The study involves assessment of hearing and visual complications along with headache after accidental dural puncture in patients receiving epidurals. Hearing loss will be assessed by clinical examination and audiometry testing, while visual complications will be assessed by clinical examination. The patients will receive standard treatment for headache in the form of drugs and if required an epidural blood patch ( injecting patient's blood in the epidural space). The course of these complications and response to treatment will be investigated over a period of time.

Audiometry results from patients with dural puncture will be compared to those of patients who also had epidurals, but without a dural puncture.
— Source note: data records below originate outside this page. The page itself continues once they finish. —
# skyepurchase/MeatModeler

Hardware: AMD Instinct MI355X
Metric: descriptor-match pairs/sec + BA residuals/sec, 500×1080p frames, 1/2/4/8 GPU (higher is better)
Workload: dtype u8/int32 (match), f64 (BA); 1 GPU; 500 frames 1920x1080, 4000 ORB kpts/frame, BF Hamming 2-NN + ratio, track linking, 2-view DLT, full BA (TRF, Schur, f64 MFMA Cholesky); frames=500, height=1080, width=1920, nfeatures=4000, parallelism=pairs/points x1

## Files before the change

### meatmodeler_amd/csrc/ba.hip

```cpp
#include "ba_eval.h"


namespace {

template <bool FIXED>
__device__ __forceinline__ const double *cam_at(const double *__restrict__ cams, const double *__restrict__ fxc, int F, int f) {
    if constexpr (FIXED)
        return f < F ? cams + (size_t)f * 6 : fxc + (size_t)(f - F) * 6;
    else
        return cams + (size_t)f * 6;
}

template <bool FIXED>
__device__ __forceinline__ void ba_residual_body(mm_ba_problem pb, const double *__restrict__ cams, const double *__restrict__ fxc,
                                                          const double *__restrict__ pts, const CamCoef *__restrict__ ctab, double *__restrict__ res,
                                                          double *__restrict__ partial, const unsigned bx, const unsigned gx) {
    __shared__ double sm[4];
    __shared__ double Ks[9];
    if (threadIdx.x < 9) Ks[threadIdx.x] = pb.K[threadIdx.x];
    __syncthreads();
    double acc = 0;
    for (int64_t o = (int64_t)bx * 256 + threadIdx.x; o < pb.O; o += (int64_t)gx * 256) {
        Proj pr;
        const int f = pb.fi[o];
// ... 46 lines not shown
}
__global__ __launch_bounds__(256) void sum_partials_publish_kernel(const double *__restrict__ partial, int n,
                                                                   double *__restrict__ board, int cost_slot, int count,
                                                                   MMHostBoard *hb, unsigned long long seq) { sum_partials_publish_body(partial, n, board, cost_slot, count, hb, seq, blockIdx.x, gridDim.x); }

__global__ __launch_bounds__(256) void ba_jacobian_kernel(mm_ba_problem pb, const double *__restrict__ cams,
                                                          const double *__restrict__ pts, const CamCoef *__restrict__ ctab, double *__restrict__ Jc,
                                                          double *__restrict__ Jp) {
    __shared__ double Ks[9];
    if (threadIdx.x < 9) Ks[threadIdx.x] = pb.K[threadIdx.x];
    __syncthreads();
    int64_t o = (int64_t)blockIdx.x * 256 + threadIdx.x;
    if (o >= pb.O) return;
    Proj pr;
    const int f = pb.fi[o];
    ba_eval_cc<true, true>(cams + (size_t)f * 6, ctab[f],
                           pts + (size_t)pb.pi[o] * 3, Ks, pb.obs[2 * o], pb.obs[2 * o + 1], pr);
#pragma unroll
    for (int k = 0; k < 6; ++k) {
        Jc[o * 12 + k] = pr.Jc[0][k];
        Jc[o * 12 + 6 + k] = pr.Jc[1][k];
    }
#pragma unroll
    for (int k = 0; k < 3; ++k) {
        Jp[o * 6 + k] = pr.Jp[0][k];
        Jp[o * 6 + 3 + k] = pr.Jp[1][k];
    }
}

#ifndef MM_PB_LANES
#define MM_PB_LANES 4
#endif
constexpr int PB_LANES = MM_PB_LANES;
template <bool FIXED>
__device__ __forceinline__ void ba_point_blocks_body(mm_ba_problem pb, const double *__restrict__ cams, const double *__restrict__ fxc,
                                                              const double *__restrict__ pts, const CamCoef *__restrict__ ctab, double *__restrict__ C,
                                                              double *__restrict__ gp, const unsigned bx, const unsigned gx) {
    __shared__ double Ks[9];
    if (threadIdx.x < 9) Ks[threadIdx.x] = pb.K[threadIdx.x];
    __syncthreads();
    const int sub = threadIdx.x & (PB_LANES - 1);
    const int p = bx * (256 / PB_LANES) + (threadIdx.x / PB_LANES);
    const bool live = p < pb.P;
    double c[9] = {0, 0, 0, 0, 0, 0, 0, 0, 0};
    if (live) {
        const double *Xp = pts + (size_t)p * 3;
        const int e_end = pb.pt_ptr[p + 1];
        for (int e = pb.pt_ptr[p] + sub; e < e_end; e += PB_LANES) {
            const int o = pb.pt_obs[e];
            Proj pr;
            const int f = pb.fi[o];
            ba_eval_cc<false, true>(cam_at<FIXED>(cams, fxc, pb.F, f), ctab[f], Xp, Ks, pb.obs[2 * (size_t)o], pb.obs[2 * (size_t)o + 1], pr);
#pragma unroll
            for (int m = 0; m < 2; ++m) {
                const double j0 = pr.Jp[m][0], j1 = pr.Jp[m][1], j2 = pr.Jp[m][2];
                const double r = m == 0 ? pr.r0 : pr.r1;
                c[0] += j0 * j0; c[1] += j0 * j1; c[2] += j0 * j2;
                c[3] += j1 * j1; c[4] += j1 * j2; c[5] += j2 * j2;
                c[6] += j0 * r; c[7] += j1 * r; c[8] += j2 * r;
            }
        }
    }
#pragma unroll
    for (int off = 1; off < PB_LANES; off <<= 1) {
        double t[9];
#pragma unroll
        for (int q = 0; q < 9; ++q) t[q] = __shfl_xor(c[q], off, 64);
#pragma unroll
        for (int q = 0; q < 9; ++q) c[q] += t[q];
    }
    if (live && sub == 0) {
        double *Cp = C + (size_t)p * 6;
#pragma unroll
        for (int q = 0; q < 6; ++q) Cp[q] = c[q];
        gp[(size_t)p * 3] = c[6]; gp[(size_t)p * 3 + 1] = c[7]; gp[(size_t)p * 3 + 2] = c[8];
    }
}
__global__ __launch_bounds__(256) void ba_point_blocks_kernel(mm_ba_problem pb, const double *__restrict__ cams,
                                                              const double *__restrict__ pts, const CamCoef *__restrict__ ctab, double *__restrict__ C,
                                                              double *__restrict__ gp) { ba_point_blocks_body<false>(pb, cams, nullptr, pts, ctab, C, gp, blockIdx.x, gridDim.x); }
__global__ __launch_bounds__(256) void ba_point_blocks_fixed_kernel(mm_ba_problem pb, const double *__restrict__ cams, const double *__restrict__ fxc,
                                                                    const double *__restrict__ pts, const CamCoef *__restrict__ ctab, double *__restrict__ C,
// ... 29 lines not shown
            acc[21 + i] += pr.Jc[0][i] * pr.r0 + pr.Jc[1][i] * pr.r1;
        }
    }
    block_sum_n<27, 256>(acc, smn);
    if (threadIdx.x == 0) {
        int t = 0;
#pragma unroll
        for (int i = 0; i < 6; ++i) {
#pragma unroll
            for (int j = i; j < 6; ++j) {
                B[(size_t)f * 36 + i * 6 + j] = acc[t];
                B[(size_t)f * 36 + j * 6 + i] = acc[t];
                ++t;
            }
            gc[(size_t)f * 6 + i] = acc[21 + i];
        }
    }
}
__global__ __launch_bounds__(256) void ba_camera_blocks_kernel(mm_ba_problem pb, const double *__restrict__ cams,
                                                               const double *__restrict__ pts, double *__restrict__ B,
                                                               double *__restrict__ gc) { ba_camera_blocks_body(pb, cams, pts, B, gc, blockIdx.x, gridDim.x); }
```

The investigators hypothesize that audiovisual complications occur more frequently in patients having accidental dural puncture with epidural needle and that the symptoms resolve with the administration of epidural blood patch.

Study Overview

• Status: Completed
• Conditions: Hearing Loss
• Intervention / Treatment: Procedure: Audiometry

Detailed Description

Although many studies have reported auditory complications after spinal, none have been done in obstetric patients with accidental dural puncture with epidural needle. Long term follow up of these complications has been unknown. The incidence of both auditory and visual complications is likely to be high in patients getting accidental dural puncture with 17G Touhy epidural needle as compared to small gauge spinal needles. Several case reports have been reported with such temporary and permanent hearing and visual loss. A prospective study to understand these complications is required. The study will provide us with the true incidence of audiovisual complications of dural puncture with an epidural needle. Early intervention in cases of dural puncture may alleviate or halt symptoms.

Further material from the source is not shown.